EXERCISE: Each of the entries should be output exactly, with nothing left out.

*** Opening of INPUT DATA ***

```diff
diff --git a/include/crb_hip.h b/include/crb_hip.h
--- a/include/crb_hip.h
+++ b/include/crb_hip.h
@@ -414,6 +414,18 @@
 int crb_winograd4_wgrad(const float* x, const float* dy, float* dw, int64_t so, int64_t si, int64_t sky, int64_t skx,
                         int N, int H, int W, int cin, int cout, void* workspace, int64_t workspace_bytes, void* stream);
 
+int crb_rows_gemm4_supported(int cin, int cout, int stride, int direction);
+int64_t crb_rows_gemm4_weights_bytes(int cin, int cout, int stride);
+int crb_rows_gemm4_weights(const float* w, int64_t s_ci, int64_t s_co, int64_t s_a, int64_t s_b, void* image, int cin, int cout,
+                           int stride, int direction, void* stream);
+int crb_rows_gemm4_forward(const float* x, const void* image, float* y, int N, int H, int W, int cin, int cout, int stride,
+                           void* stream);
+int crb_rows_gemm4_input_grad(const float* dy, const void* image, float* dx, int N, int H, int W, int cin, int cout, int stride,
+                              void* stream);
+int64_t crb_rows_gemm4_wgrad_workspace_bytes(int cin, int cout, int stride);
+int crb_rows_gemm4_wgrad(const float* x, const float* dy, float* dw, int64_t s_ci, int64_t s_co, int64_t s_a, int64_t s_b, int N,
+                         int H, int W, int cin, int cout, int stride, void* workspace, int64_t workspace_bytes, void* stream);
+
 int crb_cu_reservation(int cus, void* stream);
 
 int crb_bev_interpolate_forward(const float* bev, int B, int H, int W, int C, const float* keypoints, int64_t M, float x_min,
```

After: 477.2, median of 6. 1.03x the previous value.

*** Close of INPUT DATA ***

RESULT OF THIS TASK:
```diff
diff --git a/include/crb_hip.h b/include/crb_hip.h
--- a/include/crb_hip.h
+++ b/include/crb_hip.h
@@ -414,6 +414,18 @@
 int crb_winograd4_wgrad(const float* x, const float* dy, float* dw, int64_t so, int64_t si, int64_t sky, int64_t skx,
                         int N, int H, int W, int cin, int cout, void* workspace, int64_t workspace_bytes, void* stream);
 
+int crb_rows_gemm4_supported(int cin, int cout, int stride, int direction);
+int64_t crb_rows_gemm4_weights_bytes(int cin, int cout, int stride);
+int crb_rows_gemm4_weights(const float* w, int64_t s_ci, int64_t s_co, int64_t s_a, int64_t s_b, void* image, int cin, int cout,
+                           int stride, int direction, void* stream);
+int crb_rows_gemm4_forward(const float* x, const void* image, float* y, int N, int H, int W, int cin, int cout, int stride,
+                           void* stream);
+int crb_rows_gemm4_input_grad(const float* dy, const void* image, float* dx, int N, int H, int W, int cin, int cout, int stride,
+                              void* stream);
+int64_t crb_rows_gemm4_wgrad_workspace_bytes(int cin, int cout, int stride);
+int crb_rows_gemm4_wgrad(const float* x, const float* dy, float* dw, int64_t s_ci, int64_t s_co, int64_t s_a, int64_t s_b, int N,
+                         int H, int W, int cin, int cout, int stride, void* workspace, int64_t workspace_bytes, void* stream);
+
 int crb_cu_reservation(int cus, void* stream);
 
 int crb_bev_interpolate_forward(const float* bev, int B, int H, int W, int C, const float* keypoints, int64_t M, float x_min,
```

After: 477.2, median of 6. 1.03x the previous value.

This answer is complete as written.